Chemotherapy also has numerous adverse effects on multiple organ systems including renal toxicity, ototoxicity, hepatotoxicity, pulmonary fibrosis, and gastrointestinal disturbance. Methotrexate, when used in combination with irradiation, can cause permanent necrotizing leukoencephalopathy.

Prognosis

Medulloblastoma is a very aggressive tumor. Even after a good response to surgery and radiation, recurrence is common; most recurrences occur within 2 years after treatment.

The most common location of recurrence is at the primary tumor site in the posterior fossa.

With the use of adjuvant chemotherapy, incidence of recurrence in the spinal canal and the supratentorial region seems to decrease.

Systemic metastases, in the absence of a CSF shunting system, are also a recognized problem in 10-20% of patients. Bone is the most common site of systemic metastasis; regional lymph node sites follow.

The Collin law was first hypothesized for Wilms tumor and has been expanded since to cover many pediatric tumors thought to be congenital in origin.

The Collin law states that if a tumor has not recurred in a period of time equal to age of the patient plus 9 months, that patient can be considered to be cured.
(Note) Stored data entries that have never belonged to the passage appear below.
#ifndef MG_ZERO_LEVEL1
#define MG_ZERO_LEVEL1 1
#endif
#ifndef MG_NT_LOADS
#define MG_NT_LOADS 0
#endif
template <int COLS, bool NT = false>
__device__ __forceinline__ Row<COLS> load_row(const real_t *__restrict__ row, unsigned col_bytes)
{
    Row<COLS> r;
    const char *a = reinterpret_cast<const char *>(row) + col_bytes;
    if constexpr (COLS == 2) {
        const real2_t t = NT ? __builtin_nontemporal_load(reinterpret_cast<const real2_t *>(a)) : *reinterpret_cast<const real2_t *>(a);
        r.v[0] = t.x;
        r.v[1] = t.y;
    } else if constexpr (COLS == 4) {
        const real4_t t = NT ? __builtin_nontemporal_load(reinterpret_cast<const real4_t *>(a)) : *reinterpret_cast<const real4_t *>(a);
        r.v[0] = t.x;
        r.v[1] = t.y;
        r.v[2] = t.z;
        r.v[3] = t.w;
    } else {
        r.v[0] = *reinterpret_cast<const real_t *>(a);
    }
    return r;
}

template <int COLS, bool NT>
__device__ __forceinline__ void store_row(real_t *__restrict__ row, unsigned col_bytes, const Row<COLS> &r)
{
    char *a = reinterpret_cast<char *>(row) + col_bytes;
    if constexpr (COLS == 2) {
        real2_t t;
        t.x = r.v[0];
        t.y = r.v[1];
        if constexpr (NT) __builtin_nontemporal_store(t, reinterpret_cast<real2_t *>(a));
        else *reinterpret_cast<real2_t *>(a) = t;
    } else if constexpr (COLS == 4) {
        real4_t t;
        t.x = r.v[0];
        t.y = r.v[1];
        t.z = r.v[2];
        t.w = r.v[3];
        if constexpr (NT) __builtin_nontemporal_store(t, reinterpret_cast<real4_t *>(a));
        else *reinterpret_cast<real4_t *>(a) = t;
    } else {
        *reinterpret_cast<real_t *>(a) = r.v[0];
    }
}

template <int S, bool RESTRICT, int COLS = 2>
struct Halo {
    static constexpr int A = COLS > 2 ? COLS : 2;
    static constexpr int value = (S + (RESTRICT ? 2 : 1) + A - 1) / A * A;
};


template <int NCV>
struct CoarseV {
    real_t v[NCV];
};
template <int NCV>
__device__ __forceinline__ CoarseV<NCV> load_coarse(const real_t *__restrict__ coarse, int Nc, int base, int rows, int row,
                                                    const unsigned (&col)[NCV])
{
    CoarseV<NCV> c;
    int r = row - base;
    r = r < 0 ? 0 : (r < rows - 1 ? r : rows - 1);
    const char *b = reinterpret_cast<const char *>(coarse + (size_t)r * Nc);
#pragma unroll
    for (int q = 0; q < NCV; ++q) c.v[q] = *reinterpret_cast<const real_t *>(b + col[q]);
    return c;
}


template <int NCV>
__device__ __forceinline__ CoarseV<NCV> load_coarse_local(const real_t *__restrict__ coarse, int Nc, int local_row, const unsigned (&col)[NCV])
{
    CoarseV<NCV> c;
    const char *b = reinterpret_cast<const char *>(coarse + (size_t)local_row * Nc);
#pragma unroll
    for (int q = 0; q < NCV; ++q) c.v[q] = *reinterpret_cast<const real_t *>(b + col[q]);
    return c;
}

template <class F, int... K>
__device__ __forceinline__ void unrolled_while(F &&f, std::integer_sequence<int, K...>)
{
    (void)(f(std::integral_constant<int, K>{}) && ...);
}

#ifndef MG_WPE_DOWN
#define MG_WPE_DOWN 0
#endif
template <int S, int COLS, int IN, bool RESTRICT, int PRE>
struct WavesPerSimd {
    static constexpr int min = (MG_WPE_DOWN > 0 && sizeof(real_t) == 8 && COLS == 2 && IN == 1  && RESTRICT && S <= 3) ? MG_WPE_DOWN : 1;
};
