                  [ax12] "+v"(ax[12]), [ax13] "+v"(ax[13]), [ax14] "+v"(ax[14]), [ax15] "+v"(ax[15]),
                  [ay0] "+v"(ay[0]), [ay1] "+v"(ay[1]), [ay2] "+v"(ay[2]), [ay3] "+v"(ay[3]), [ay4] "+v"(ay[4]), [ay5] "+v"(ay[5]),
                  [ay6] "+v"(ay[6]), [ay7] "+v"(ay[7]), [ay8] "+v"(ay[8]), [ay9] "+v"(ay[9]), [ay10] "+v"(ay[10]), [ay11] "+v"(ay[11]),
                  [ay12] "+v"(ay[12]), [ay13] "+v"(ay[13]), [ay14] "+v"(ay[14]), [ay15] "+v"(ay[15]),
-                 [o0] "+v"(sacc.x), [o1] "+v"(sacc.y), [o2] "+v"(sacc.z), [o3] "+v"(sacc.w),
-                 [r0] "+v"(rc.x), [r1] "+v"(rc.y), [r2] "+v"(rc.z), [r3] "+v"(rc.w)
+                 "+{v[184:185]}"(rx), "+{v[186:187]}"(ry), "+{v[188:189]}"(sax), "+{v[190:191]}"(say)
                : [tx0] "v"(tx[0]), [tx1] "v"(tx[1]), [tx2] "v"(tx[2]), [tx3] "v"(tx[3]), [tx4] "v"(tx[4]), [tx5] "v"(tx[5]),
                  [tx6] "v"(tx[6]), [tx7] "v"(tx[7]), [ty0] "v"(ty[0]), [ty1] "v"(ty[1]), [ty2] "v"(ty[2]), [ty3] "v"(ty[3]),
-                 [ty4] "v"(ty[4]), [ty5] "v"(ty[5]), [ty6] "v"(ty[6]), [ty7] "v"(ty[7]), [b] "s"(bias2), [n] "s"(steps)
-               : "v184", "v185", "v186", "v187", "v188", "v189", "v190", "v191",
-                 "v192", "v193", "v194", "v195", "v196", "v197", "v198", "v199", "v200", "v201", "v202", "v203", "v204", "v205",
+                 [ty4] "v"(ty[4]), [ty5] "v"(ty[5]), [ty6] "v"(ty[6]), [ty7] "v"(ty[7]), [b] "s"(bias2), [n] "s"(steps), [from] "v"(from)
+               : "v192", "v193", "v194", "v195", "v196", "v197", "v198", "v199", "v200", "v201", "v202", "v203", "v204", "v205",
                  "v206", "v207", "v208", "v209", "v210", "v211", "v212", "v213", "v214", "v215", "v216", "v217", "v218", "v219",
                  "v220", "v221", "v222", "v223", "v224", "v225", "v226", "v227", "v228", "v229", "v230", "v231", "v232", "v233",
                  "v234", "v235", "v236", "v237", "v238", "v239", "v240", "v241", "v242", "v243", "v244", "v245", "v246", "v247",
@@ -101,6 +127,11 @@
 #undef NB_AC
 #undef NB_HALF
 #undef NB_ROT
+#undef NB_PRM
+#undef NB_TOP
+#undef NB_PRE
+#undef NB_MID
+#undef NB_END
 
 __device__ __forceinline__ void load_targets(const float4* couples, int64_t n_couples, int s, int w, int lane, v2f* tx, v2f* ty) {
   const int64_t tc0 = (int64_t)s * kSliceCouples + 512 * w + 8 * lane;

The Collin law generally holds for medulloblastoma, however, several late recurrences (longer than 10 years after diagnosis) have been reported. The 5-year progression-free survival rate in that group is 70–80% for patients at low risk and 60–70% for patients at high risk.

Greater age at diagnosis has been associated with a better prognosis, most likely because adults more often harbor the less aggressive desmoplastic variant of medulloblastoma.

Why females have a longer recurrence-free interval is not understood.

For discussion of prognosis by subtypes, see Approach Considerations.

Patient Education

Teach patients and families about early signs of hydrocephalus, especially if the patient has a ventricular shunt in place.